Mural cell contractility regulates vessel diameter by controlling cell morphology and vessel coverage

Mural cells are key regulators of vascular architecture, yet how their contractility and morphology jointly influence vessel diameter in vivo remains poorly understood. Here, using high-resolution live imaging and single-cell morphometric analysis in zebrafish, we show that vascular smooth muscle cells (vSMCs) and pericytes undergo a developmental reduction in cell size through the progressive retraction of actin-rich primary and secondary processes during vascular remodelling. By specifically manipulating RhoA activity to alter mural cell contractility and shape, we uncover vessel-specific roles for mural cells in diameter regulation.

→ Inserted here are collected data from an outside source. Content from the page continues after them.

static void ensure_lds_attr(const void* fn, size_t bytes) {
    if (bytes <= 65536) return;
    int dev = 0;
    (void)hipGetDevice(&dev);
    static std::mutex mu;
    static std::map<std::pair<int, const void*>, size_t> done;
    std::lock_guard<std::mutex> lock(mu);
    size_t& cur = done[std::make_pair(dev, fn)];
    if (bytes <= cur) return;
    (void)hipFuncSetAttribute(fn, hipFuncAttributeMaxDynamicSharedMemorySize, (int)bytes);
    cur = bytes;
}
// ... 2523 lines not shown
                        } else {
                            pk = bilerp_row4(v, fxv, fyv);
                        }
                    }
                    if (ABL == 4 ? pk == 0x9e3779b9u && c0 < 0 : ry0 + lr + 8 * i <= ry1)
                        st_at<uint32_t>(tile, st_lane + 256u * i, (pk & colmask) ^ kRoiFlip);
                }
                continue;
            }
#pragma unroll
            for (int i = 0; i < 4; ++i) {
                if (ry0 + lr + 8 * i > ry1) break;
                uint32_t pk = 0;
#pragma unroll
                for (int u = 0; u < 4; ++u) {
                    const int X = (int)(X0r[i] + adv[u]) >> kTapShift;
                    const int Y = (int)(Y0r[i] + bdv[u]) >> kTapShift;
                    int v;
                    if (in_lds) {
                        const int sx = sat_s16(X >> kInterBits), sy = sat_s16(Y >> kInterBits);
                        const int fx = X & (kInterTab - 1), fy = Y & (kInterTab - 1);
                        const uint8_t* p = FT + (sy - by0) * ftw + (sx - bxa);
                        int v0, v1, v2, v3;
                        if ((unsigned)sx < (unsigned)(W - 1) && (unsigned)sy < (unsigned)(H - 1)) {
                            v0 = p[0]; v1 = p[1]; v2 = p[ftw]; v3 = p[ftw + 1];
                        } else if (sx >= W || sx + 1 < 0 || sy >= H || sy + 1 < 0) {
                            v0 = v1 = v2 = v3 = 0;
                        } else {
                            const bool x0 = sx >= 0 && sx < W, x1 = sx + 1 >= 0 && sx + 1 < W;
                            const bool y0 = sy >= 0 && sy < H, y1 = sy + 1 >= 0 && sy + 1 < H;
                            v0 = x0 && y0 ? p[0] : 0;
                            v1 = x1 && y0 ? p[1] : 0;
                            v2 = x0 && y1 ? p[ftw] : 0;
                            v3 = x1 && y1 ? p[ftw + 1] : 0;
                        }
                        const int h0 = 32 * v0 + fx * (v1 - v0), h1 = 32 * v2 + fx * (v3 - v2);
                        v = (32 * h0 + fy * (h1 - h0) + 512) >> 10;
                    } else {
                        v = roi_tap(lvl, W, H, a.P, X, Y);
                    }
                    if (c0 + u >= RW) v = 0;
                    pk |= (uint32_t)v << (8 * u);
                }
                st_at<uint32_t>(tile, st_lane + 256u * i, pk ^ kRoiFlip);
            }
        }
    }
}

typedef int fpm_v4i __attribute__((ext_vector_type(4)));
constexpr int kBandRows = 2 * kMmaRows;
constexpr int kBandSrc = kBandRows + 6;
constexpr int kStageRows = (kBandSrc + 3) / 4;
constexpr int kStageBatch = 5;

__device__ __forceinline__ uint32_t wave_sum_u32(uint32_t v) {
#pragma unroll
    for (int m = 32; m >= 1; m >>= 1) v += (uint32_t)__shfl_xor((int)v, m, 64);
    return v;
}

__device__ __forceinline__ uint32_t funnel(uint32_t hi, uint32_t lo, int sh) {
    return sh == 0 ? lo : __builtin_amdgcn_alignbyte(hi, lo, sh);
}

__device__ __forceinline__ void band_mfma(const uint8_t* ap, const uint8_t* bp, int nk, fpm_v4i acc[7]) {
    fpm_v4i c0 = {0, 0, 0, 0}, c1 = c0, c2 = c0, c3 = c0, c4 = c0, c5 = c0, c6 = c0;
    for (int k = 0; k < nk; ++k) {
        const fpm_v4i av = *(const fpm_v4i*)__builtin_assume_aligned(ap + 64 * k, 16);
        const uint8_t* bk = (const uint8_t*)__builtin_assume_aligned(bp + 64 * k, 16);
        const uint4 lo = *(const uint4*)bk;
        const uint2 hi = *(const uint2*)(bk + 16);
        const uint32_t w0 = lo.x, w1 = lo.y, w2 = lo.z, w3 = lo.w, w4 = hi.x, w5 = hi.y;
        const uint32_t a10 = __builtin_amdgcn_alignbyte(w1, w0, 1), a21 = __builtin_amdgcn_alignbyte(w2, w1, 1),
                       a32 = __builtin_amdgcn_alignbyte(w3, w2, 1), a43 = __builtin_amdgcn_alignbyte(w4, w3, 1),
                       a54 = __builtin_amdgcn_alignbyte(w5, w4, 1);
        const uint32_t b10 = __builtin_amdgcn_alignbyte(w1, w0, 2), b21 = __builtin_amdgcn_alignbyte(w2, w1, 2),
                       b32 = __builtin_amdgcn_alignbyte(w3, w2, 2), b43 = __builtin_amdgcn_alignbyte(w4, w3, 2),
                       b54 = __builtin_amdgcn_alignbyte(w5, w4, 2);
        const uint32_t e10 = __builtin_amdgcn_alignbyte(w1, w0, 3), e21 = __builtin_amdgcn_alignbyte(w2, w1, 3),
                       e32 = __builtin_amdgcn_alignbyte(w3, w2, 3), e43 = __builtin_amdgcn_alignbyte(w4, w3, 3);
        c0 = __builtin_amdgcn_mfma_i32_16x16x64_i8(av, fpm_v4i{(int)w0, (int)w1, (int)w2, (int)w3}, c0, 0, 0, 0);
        c1 = __builtin_amdgcn_mfma_i32_16x16x64_i8(av, fpm_v4i{(int)a10, (int)a21, (int)a32, (int)a43}, c1, 0, 0, 0);
        c2 = __builtin_amdgcn_mfma_i32_16x16x64_i8(av, fpm_v4i{(int)b10, (int)b21, (int)b32, (int)b43}, c2, 0, 0, 0);
        c3 = __builtin_amdgcn_mfma_i32_16x16x64_i8(av, fpm_v4i{(int)e10, (int)e21, (int)e32, (int)e43}, c3, 0, 0, 0);
        c4 = __builtin_amdgcn_mfma_i32_16x16x64_i8(av, fpm_v4i{(int)w1, (int)w2, (int)w3, (int)w4}, c4, 0, 0, 0);
        c5 = __builtin_amdgcn_mfma_i32_16x16x64_i8(av, fpm_v4i{(int)a21, (int)a32, (int)a43, (int)a54}, c5, 0, 0, 0);
        c6 = __builtin_amdgcn_mfma_i32_16x16x64_i8(av, fpm_v4i{(int)b21, (int)b32, (int)b43, (int)b54}, c6, 0, 0, 0);
    }
    acc[0] = c0; acc[1] = c1; acc[2] = c2; acc[3] = c3; acc[4] = c4; acc[5] = c5; acc[6] = c6;
}

__device__ __forceinline__ void band_mfma_ga(const int8_t* ap, const uint8_t* bp, int nk, fpm_v4i acc[7]) {
    fpm_v4i c0 = {0, 0, 0, 0}, c1 = c0, c2 = c0, c3 = c0, c4 = c0, c5 = c0, c6 = c0;
    fpm_v4i p0 = *(const fpm_v4i*)ap, p1 = *(const fpm_v4i*)(ap + 64);
    for (int k = 0; k < nk; ++k) {
        const fpm_v4i av = p0;
        p0 = p1;
        p1 = *(const fpm_v4i*)(ap + 64 * (k + 2));
        asm volatile("" ::: "memory");
        const uint8_t* bk = (const uint8_t*)__builtin_assume_aligned(bp + 64 * k, 16);
        const uint4 lo = *(const uint4*)bk;
        const uint2 hi = *(const uint2*)(bk + 16);
        const uint32_t w0 = lo.x, w1 = lo.y, w2 = lo.z, w3 = lo.w, w4 = hi.x, w5 = hi.y;
        const uint32_t a10 = __builtin_amdgcn_alignbyte(w1, w0, 1), a21 = __builtin_amdgcn_alignbyte(w2, w1, 1),
                       a32 = __builtin_amdgcn_alignbyte(w3, w2, 1), a43 = __builtin_amdgcn_alignbyte(w4, w3, 1),
                       a54 = __builtin_amdgcn_alignbyte(w5, w4, 1);
        const uint32_t b10 = __builtin_amdgcn_alignbyte(w1, w0, 2), b21 = __builtin_amdgcn_alignbyte(w2, w1, 2),
                       b32 = __builtin_amdgcn_alignbyte(w3, w2, 2), b43 = __builtin_amdgcn_alignbyte(w4, w3, 2),
                       b54 = __builtin_amdgcn_alignbyte(w5, w4, 2);
        const uint32_t e10 = __builtin_amdgcn_alignbyte(w1, w0, 3), e21 = __builtin_amdgcn_alignbyte(w2, w1, 3),
                       e32 = __builtin_amdgcn_alignbyte(w3, w2, 3), e43 = __builtin_amdgcn_alignbyte(w4, w3, 3);
        c0 = __builtin_amdgcn_mfma_i32_16x16x64_i8(av, fpm_v4i{(int)w0, (int)w1, (int)w2, (int)w3}, c0, 0, 0, 0);
        c1 = __builtin_amdgcn_mfma_i32_16x16x64_i8(av, fpm_v4i{(int)a10, (int)a21, (int)a32, (int)a43}, c1, 0, 0, 0);
        c2 = __builtin_amdgcn_mfma_i32_16x16x64_i8(av, fpm_v4i{(int)b10, (int)b21, (int)b32, (int)b43}, c2, 0, 0, 0);
        c3 = __builtin_amdgcn_mfma_i32_16x16x64_i8(av, fpm_v4i{(int)e10, (int)e21, (int)e32, (int)e43}, c3, 0, 0, 0);
        c4 = __builtin_amdgcn_mfma_i32_16x16x64_i8(av, fpm_v4i{(int)w1, (int)w2, (int)w3, (int)w4}, c4, 0, 0, 0);
        c5 = __builtin_amdgcn_mfma_i32_16x16x64_i8(av, fpm_v4i{(int)a21, (int)a32, (int)a43, (int)a54}, c5, 0, 0, 0);
        c6 = __builtin_amdgcn_mfma_i32_16x16x64_i8(av, fpm_v4i{(int)b21, (int)b32, (int)b43, (int)b54}, c6, 0, 0, 0);
    }
    acc[0] = c0; acc[1] = c1; acc[2] = c2; acc[3] = c3; acc[4] = c4; acc[5] = c5; acc[6] = c6;
}

template <int NK>
__device__ __forceinline__ void band_mfma_regs(const fpm_v4i* A, const uint8_t* bp, int nk, fpm_v4i acc[7]) {
    fpm_v4i c0 = {0, 0, 0, 0}, c1 = c0, c2 = c0, c3 = c0, c4 = c0, c5 = c0, c6 = c0;
#pragma unroll
    for (int k = 0; k < NK; ++k) {
        if (k >= nk) continue;
        const fpm_v4i av = A[k];
        const uint8_t* bk = (const uint8_t*)__builtin_assume_aligned(bp + 64 * k, 16);
        const uint4 lo = *(const uint4*)bk;
        const uint2 hi = *(const uint2*)(bk + 16);
        const uint32_t w0 = lo.x, w1 = lo.y, w2 = lo.z, w3 = lo.w, w4 = hi.x, w5 = hi.y;
        const uint32_t a10 = __builtin_amdgcn_alignbyte(w1, w0, 1), a21 = __builtin_amdgcn_alignbyte(w2, w1, 1),
                       a32 = __builtin_amdgcn_alignbyte(w3, w2, 1), a43 = __builtin_amdgcn_alignbyte(w4, w3, 1),
                       a54 = __builtin_amdgcn_alignbyte(w5, w4, 1);
        const uint32_t b10 = __builtin_amdgcn_alignbyte(w1, w0, 2), b21 = __builtin_amdgcn_alignbyte(w2, w1, 2),
                       b32 = __builtin_amdgcn_alignbyte(w3, w2, 2), b43 = __builtin_amdgcn_alignbyte(w4, w3, 2),
                       b54 = __builtin_amdgcn_alignbyte(w5, w4, 2);
        const uint32_t e10 = __builtin_amdgcn_alignbyte(w1, w0, 3), e21 = __builtin_amdgcn_alignbyte(w2, w1, 3),
                       e32 = __builtin_amdgcn_alignbyte(w3, w2, 3), e43 = __builtin_amdgcn_alignbyte(w4, w3, 3);
        c0 = __builtin_amdgcn_mfma_i32_16x16x64_i8(av, fpm_v4i{(int)w0, (int)w1, (int)w2, (int)w3}, c0, 0, 0, 0);
        c1 = __builtin_amdgcn_mfma_i32_16x16x64_i8(av, fpm_v4i{(int)a10, (int)a21, (int)a32, (int)a43}, c1, 0, 0, 0);
        c2 = __builtin_amdgcn_mfma_i32_16x16x64_i8(av, fpm_v4i{(int)b10, (int)b21, (int)b32, (int)b43}, c2, 0, 0, 0);
        c3 = __builtin_amdgcn_mfma_i32_16x16x64_i8(av, fpm_v4i{(int)e10, (int)e21, (int)e32, (int)e43}, c3, 0, 0, 0);
        c4 = __builtin_amdgcn_mfma_i32_16x16x64_i8(av, fpm_v4i{(int)w1, (int)w2, (int)w3, (int)w4}, c4, 0, 0, 0);
        c5 = __builtin_amdgcn_mfma_i32_16x16x64_i8(av, fpm_v4i{(int)a21, (int)a32, (int)a43, (int)a54}, c5, 0, 0, 0);
        c6 = __builtin_amdgcn_mfma_i32_16x16x64_i8(av, fpm_v4i{(int)b21, (int)b32, (int)b43, (int)b54}, c6, 0, 0, 0);
    }
    acc[0] = c0; acc[1] = c1; acc[2] = c2; acc[3] = c3; acc[4] = c4; acc[5] = c5; acc[6] = c6;
}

We find that vSMC contractility is dispensable for the initial constriction of the dorsal aorta but is required to stabilise its diameter following vasoconstriction and to maintain vascular tone. In contrast, pericyte contractility is dispensable for both the constriction and stabilisation of intersegmental vessels. In the brain vasculature, vessel diameter is governed by the balance between contractile force and the extent of vessel coverage by vSMCs. Together, our findings redefine the role of mural cell contractility in the control of vessel constraint, demonstrating that morphology and vessel coverage, rather than contractility alone, are key determinants of vascular diameter in vivo.